For each of these groups, these inward-facing strategies typically involve very little awareness, compassion or concern for the needs, wants and expectations of the other. They create negative forces that act against the creation of mutually shared value and create distance between a business, its customers and its staff, and ultimately lead to under-performance and possible business failure.
Strategies supporting mutually assured success
The post-2020 recalibration of customer and staff relationships is forcing businesses to build a more sustainable environment – where the business, customers, and staff can all benefit from mutually supporting interests, rather than be driven to mutual assured destruction.
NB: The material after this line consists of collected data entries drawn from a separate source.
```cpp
template <int SEG, int ROWS>
__device__ __forceinline__ void bs_chunk(const double* Lm, int kt, int lane, double& x0, double& x1, double& x2) {
    double cr[ROWS][3];
#pragma unroll
    for (int u = 0; u < ROWS; ++u) {
        const int k = kt - u;
        const double* row = Lm + tri(k, 0) + lane;
        cr[u][0] = row[0];
        if (SEG >= 1) cr[u][1] = row[64];
        if (SEG >= 2) cr[u][2] = row[128];
        cr[u][SEG] = lane < k - 64 * SEG ? cr[u][SEG] : 0.0;
    }
#pragma unroll
    for (int u = 0; u < ROWS; ++u) {
        const int k = kt - u;
        const double xs = SEG == 0 ? x0 : (SEG == 1 ? x1 : x2);
        const int lo = __builtin_amdgcn_readlane(__double2loint(xs), k - 64 * SEG), hi = __builtin_amdgcn_readlane(__double2hiint(xs), k - 64 * SEG);
        const double xk = __hiloint2double(hi, lo);
        x0 = __builtin_fma(-cr[u][0], xk, x0);
        if (SEG >= 1) x1 = __builtin_fma(-cr[u][1], xk, x1);
        if (SEG >= 2) x2 = __builtin_fma(-cr[u][2], xk, x2);
    }
}
template <int SEG, int R>
__device__ __forceinline__ void bs_ld(const double* Lm, int kt, int lane, double (&cr)[R][3]) {
#pragma unroll
    for (int u = 0; u < R; ++u) {
        const int k = kt - u;
        const double* row = Lm + tri(k, 0) + lane;
        cr[u][0] = row[0];
        if (SEG >= 1) cr[u][1] = row[64];
// ... 124 lines not shown
```

### dynamic_vins_amd/csrc/be_solve_body.inc

```
    extern __shared__ __attribute__((aligned(16))) double sm[];
    BeCtl* ctl = a.ctl;
    BeCtl c = *ctl;
    const int n = a.dims.nstate, nlm = a.dims.nlm, tid = threadIdx.x;
    const int lm0 = SHARD ? a.sh.lo : 0, nown = SHARD ? a.sh.hi - a.sh.lo : nlm;
    if (c.done) return;
    __shared__ int s_pcol[BE_NF], s_scol[BE_NF];
    if (tid < BE_NF) { s_pcol[tid] = tid < a.dims.nframes ? a.dims.pose_col[tid] : -1; s_scol[tid] = tid < a.dims.nframes ? a.dims.sb_col[tid] : -1; }
    __shared__ int s_xcol[MF16 ? 1 : 16]; __shared__ double qx[MF16 ? 1 : 16];
    bool xt_on = false;
    if constexpr (!MF16) { xt_on = a.xt.on != 0; if (tid >= 64 && tid < 80) s_xcol[tid - 64] = (xt_on && tid - 64 < BE_NX) ? a.xt.xcol[tid - 64] : -1; }
    TS(15);
    const int cur_spec = (spec && c.pending) ? (c.cur ^ 1) : c.cur;
    double dec_cv[4] = { 0.0, 0.0, 0.0, 0.0 };
    if (MF16 && spec && c.pending && tid < 256) {
        const int ncost0 = nlm + a.dims.nimu + 1;
#pragma unroll
        for (int u = 0; u < 4; ++u) dec_cv[u] = a.cand_cost[tid + 256 * u < ncost0 ? tid + 256 * u : 0];
    }
    mf_d4 mfU[MF_SLOTS];
    double pre_h = 0.0, pre_g0 = 0.0, pre_g1 = 0.0, pre_s = 0.0;
    if (MF16 && !(c.reuse && !(spec && c.pending))) {
        mf_prefetch(a.Sc[cur_spec], reinterpret_cast<const uint8_t*>(a.ldl_col0), n, mfU);
        if (tid < n) { pre_h = a.Hd[cur_spec][(size_t)tid * n + tid]; pre_g0 = a.gvec[cur_spec][tid]; pre_g1 = a.gvec[cur_spec][n + tid]; pre_s = a.scale_p[tid]; }
    }
// ... 168 lines not shown
                if (SHARD && tid == 0) part += qfc[BE_QF_A + 10];
                const double xc = block_sum(part, red);
                if (tid == 0) { ctl->x_cost = xc; ctl->initial_cost = xc; }
            }
            {
                double gm = 0;
                for (int i = tid; i < n; i += SOL_THREADS) gm = fmax(gm, fabs(gvec[i]));
                if (!SHARD) for (int l = tid; l < nlm; l += SOL_THREADS) gm = fmax(gm, fabs(BE_PK(pk, BE_PK_G, l)));
                else if (tid == 0) gm = fmax(gm, qfc[BE_QF_A + 11]);
    #pragma unroll
                for (int o = 32; o > 0; o >>= 1) gm = fmax(gm, __shfl_xor(gm, o));
                __syncthreads();
                if ((tid & 63) == 0) red[tid >> 6] = gm;
                __syncthreads();
                gm = 0; for (int k = 0; k < SOL_THREADS / 64; ++k) gm = fmax(gm, red[k]);
                __syncthreads();
                if (gm <= 1e-10) { if (tid == 0) { ctl->done = 1; ctl->termination = 1; ctl->first = 0; } return true; }
            }
            TS(1);
            if (lm_live) {
                const int l = lmi;
                const double h = BE_PK(pk, BE_PK_H, l), gl = BE_PK(pk, BE_PK_G, l), s = a.scale_l[l];
                double d2 = h * s * s; d2 = fmin(fmax(d2, 1e-6), 1e32);
                const double d = sqrt(d2);
                a.diag_l[l] = d; a.grad_l[l] = gl * s / d;
                lm_h = h; lm_g = gl; lm_scale = s; lm_diag = d; lm_grad = gl * s / d;
            }
            return false;
        };
        if (!MF16) { if (cost_and_tolerance()) return; }
        TS(3);
        bool ok_f;
        if (MF16) ok_f = ldlt_mf16(mfU, reinterpret_cast<const uint8_t*>(a.ldl_col0), n, mu, v_s, v_d, v_x, mf, &s_fail, [&](int excl) { side_sums(tid < 64 * excl ? tid : tid - 64, SOL_THREADS - 64, false); },
                                   [&]() { lm_diag_own(); if ((tid & 63) == 0) { red[tid >> 6] = 0.0; red[16 + (tid >> 6)] = 0.0; } });
        else ok_f = ldlt_blocked<NSLOT>(a.Sc[c.cur], gvec, n, mu, v_s, v_d, Lm, PL, PD, dinfo, zfin, dvec, &s_fail);
        if (!ok_f) {
            if (MF16) { if (cost_and_tolerance()) return; }
            if (tid == 0) {
                ctl->mu = mu * 10.0; ctl->chol_fail = 1; ctl->first = 0; ctl->alpha_valid = 0;
                ctl->slots = c.slots + 1; ctl->reuse = 0; ctl->need_eval = 0; ctl->pending = 0;
                if (mu * 10.0 > 1.0) { ctl->done = 1; ctl->termination = 2; }
            }
            return;
        }
        TS(6);
        if (MF16) bs_mf16(reinterpret_cast<const uint8_t*>(a.ldl_col0), n, mf, v_x);
        else if ((tid >> 6) == 0) {
            __builtin_amdgcn_s_setprio(3);
            const int lane = tid & 63, nn = n;
            double x0 = lane < nn ? zfin[lane] / dvec[lane] : 0.0;
            double x1 = 64 + lane < nn ? zfin[64 + lane] / dvec[64 + lane] : 0.0;
            double x2 = 128 + lane < nn ? zfin[128 + lane] / dvec[128 + lane] : 0.0;
            int k = nn - 1;
            for (; k >= 0 && ((k + 1) & 7); --k) bs_rows<1>(Lm, k, lane, x0, x1, x2);
            if (k >= 128 + BS_R - 1) k = bs_segment<2, BS_R>(Lm, k, lane, x0, x1, x2);
            if (k >= 64 + BS_R - 1) k = bs_segment<1, BS_R>(Lm, k, lane, x0, x1, x2);
            if (k >= BS_R - 1) k = bs_segment<0, BS_R>(Lm, k, lane, x0, x1, x2);
            __builtin_amdgcn_s_setprio(0);
            if (lane < nn) v_x[lane] = x0;
            if (64 + lane < nn) v_x[64 + lane] = x1;
            if (128 + lane < nn) v_x[128 + lane] = x2;
        }
        lds_barrier();
        if (MF16) {
            double gm = 0, xc = 0;
            for (int k = 0; k < SOL_THREADS / 64; ++k) { gm = fmax(gm, red[k]); xc += red[16 + k]; }
            if (c.first && tid == 0) { ctl->x_cost = xc; ctl->initial_cost = xc; }
            if (gm <= 1e-10) { if (tid == 0) { ctl->done = 1; ctl->termination = 1; ctl->first = 0; } return; }
        }
        TS(24);
        if (MF16) for (int i = tid; i < n; i += SOL_THREADS) { if (c.first) a.scale_p[i] = v_s[i]; a.diag_p[i] = v_d[i]; a.grad_p[i] = v_grad[i]; }
        TS(7);
        for (int i = tid; i < n; i += SOL_THREADS) { v_gn[i] = -v_d[i] * v_x[i]; a.gn_p[i] = v_gn[i]; v_t[i] = v_s[i] * v_x[i]; }
        lds_barrier();
        gather66(v_t);
        wdot_all();
        if (lm_live) {
            const double rho = 1.0 / (lm_h + mu * lm_diag * lm_diag / (lm_scale * lm_scale));
            lm_wgn = wd[tid];
// ... 221 lines not shown
```

### dynamic_vins_amd/csrc/dv_ctx.h

```cpp
#pragma once
#include "dv_internal.h"
#include "be_types.h"
#include "be_kernels.h"
#include <cmath>
#include <cstring>
#include <chrono>
#include <deque>
#include <map>
#include <memory>
#include <mutex>
#include <string>
#include <vector>

struct DevBuf {
    void* p = nullptr; size_t bytes = 0;
    hipError_t ensure(size_t n) {
        if (n <= bytes) return hipSuccess;
        if (p) (void)hipFree(p);
        p = nullptr; bytes = 0;
        hipError_t e = hipMalloc(&p, n);
        if (e == hipSuccess) bytes = n;
        return e;
    }
    void release() { if (p) (void)hipFree(p); p = nullptr; bytes = 0; }
// ... 54 lines not shown
    bool fuse_accept_gauge = false;
    bool active = false, trivial = false, do_marg = false, fused_present = false, marg_in_flight = false, marg_check_due = false; int scal_slot = 0, check_slot = 0; size_t state_bytes = 0; int nxt = 0; MargPlan pl;
    BeExt xt{}; bool copy_ex_td = false;
    BeEvalArgs ea; BeSolveArgs sa; int max_iters = 0, nframes = 0, use_imu = 0, nlm = 0; double g_norm = 0, gauge_R0[9], gauge_ypr0[3], gauge_P0[3];
    std::chrono::steady_clock::time_point t_begin, t_up, t_enq;
};

struct BeWork {
    std::unique_ptr<BePending> pend = std::make_unique<BePending>();
    bool ready = false;
    DevBuf block;
    BeCtl* ctl = nullptr; BeState* x = nullptr; BeState* cand = nullptr;
    BeFactor* fac = nullptr; BeLm* lm = nullptr; BeImu* imu = nullptr; BePriorHdr* prior = nullptr; double* priorA = nullptr; double* priorb = nullptr;
    double* packets[2] = { nullptr, nullptr }; double* imu_out[2] = { nullptr, nullptr }; double* prior_out[2] = { nullptr, nullptr }; double* cand_cost = nullptr; int32_t* lm_obs = nullptr;
    double* Hd[2] = { nullptr, nullptr }; double* Sc[2] = { nullptr, nullptr }; double* gvec[2] = { nullptr, nullptr };
    double* scale_p = nullptr; double* diag_p = nullptr; double* grad_p = nullptr; double* gn_p = nullptr;
    double* scale_l = nullptr; double* diag_l = nullptr; double* grad_l = nullptr; double* gn_l = nullptr;
    int32_t* prior_col = nullptr; int32_t* col_kind = nullptr; int32_t* col_frame = nullptr; int32_t* col_comp = nullptr;
    int fac_cap = 0;
    DevBuf marg_buf;
    DevBuf xpk_buf;
    void* pinned = nullptr; size_t pinned_bytes = 0;
    size_t up_ctl = 0, up_x = 0, up_imu = 0, up_prior = 0, up_idx = 0, up_mt = 0, up_lm = 0, up_fac = 0, dl_off = 0;
    double* priorA_buf[2] = { nullptr, nullptr }; double* priorb_buf[2] = { nullptr, nullptr }; int prior_cur = 0;
    bool prior_resident = false;
    hipEvent_t ev_state = nullptr;
    hipStream_t c0_stream = nullptr; hipEvent_t ev_margA = nullptr, ev_c0 = nullptr; bool c0_side = false, c0_pending = false;
    double* prior_c0 = nullptr;
    int marg_form = 0;
    DevBuf eig_spec; bool eig_ran = false;
    int32_t* marg_tab = nullptr; double* marg_scal = nullptr;
    long long marg_checked = 0; double marg_last[4] = { 0, 0, 0, 0 };
    long long marg_clamped = 0;
    bool debug_short_first_pass = false, ldl_generic = false, debug_wait_tail = false; int debug_batch_single = 0; bool debug_hash_log = false, debug_hash_light = false;
    std::vector<unsigned long long> dbg_dev_log; unsigned long long* dbg_pinned = nullptr; unsigned long long dbg_solve_no = 0;
    static constexpr int DBG_RANGES = 16, DBG_SLOTS = 16;
    unsigned long long* dbg_slots = nullptr; std::vector<unsigned long long> dbg_slot_log;
    bool gpu_reject = true; uint8_t* rej_pinned = nullptr;
    std::vector<const double*> sqrt_hint;
};
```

This new paradigm is characterised by outward-facing strategies, where businesses provide valued products and services, delivered by engaged staff, empowered to meet and exceed the needs, wants and expectations of customers.
For businesses, staff and customers, these outward-facing strategies typically involve a strong awareness of the needs, wants and expectations of each other. This creates positive forces that build mutually shared value that attracts businesses, staff and customers towards each other.
When businesses focus on the needs, wants and expectations of their customers and staff, it leads to customers returning to do more business, businesses becoming more commercially successful, and thus being able to provide staff with better rewards and working conditions.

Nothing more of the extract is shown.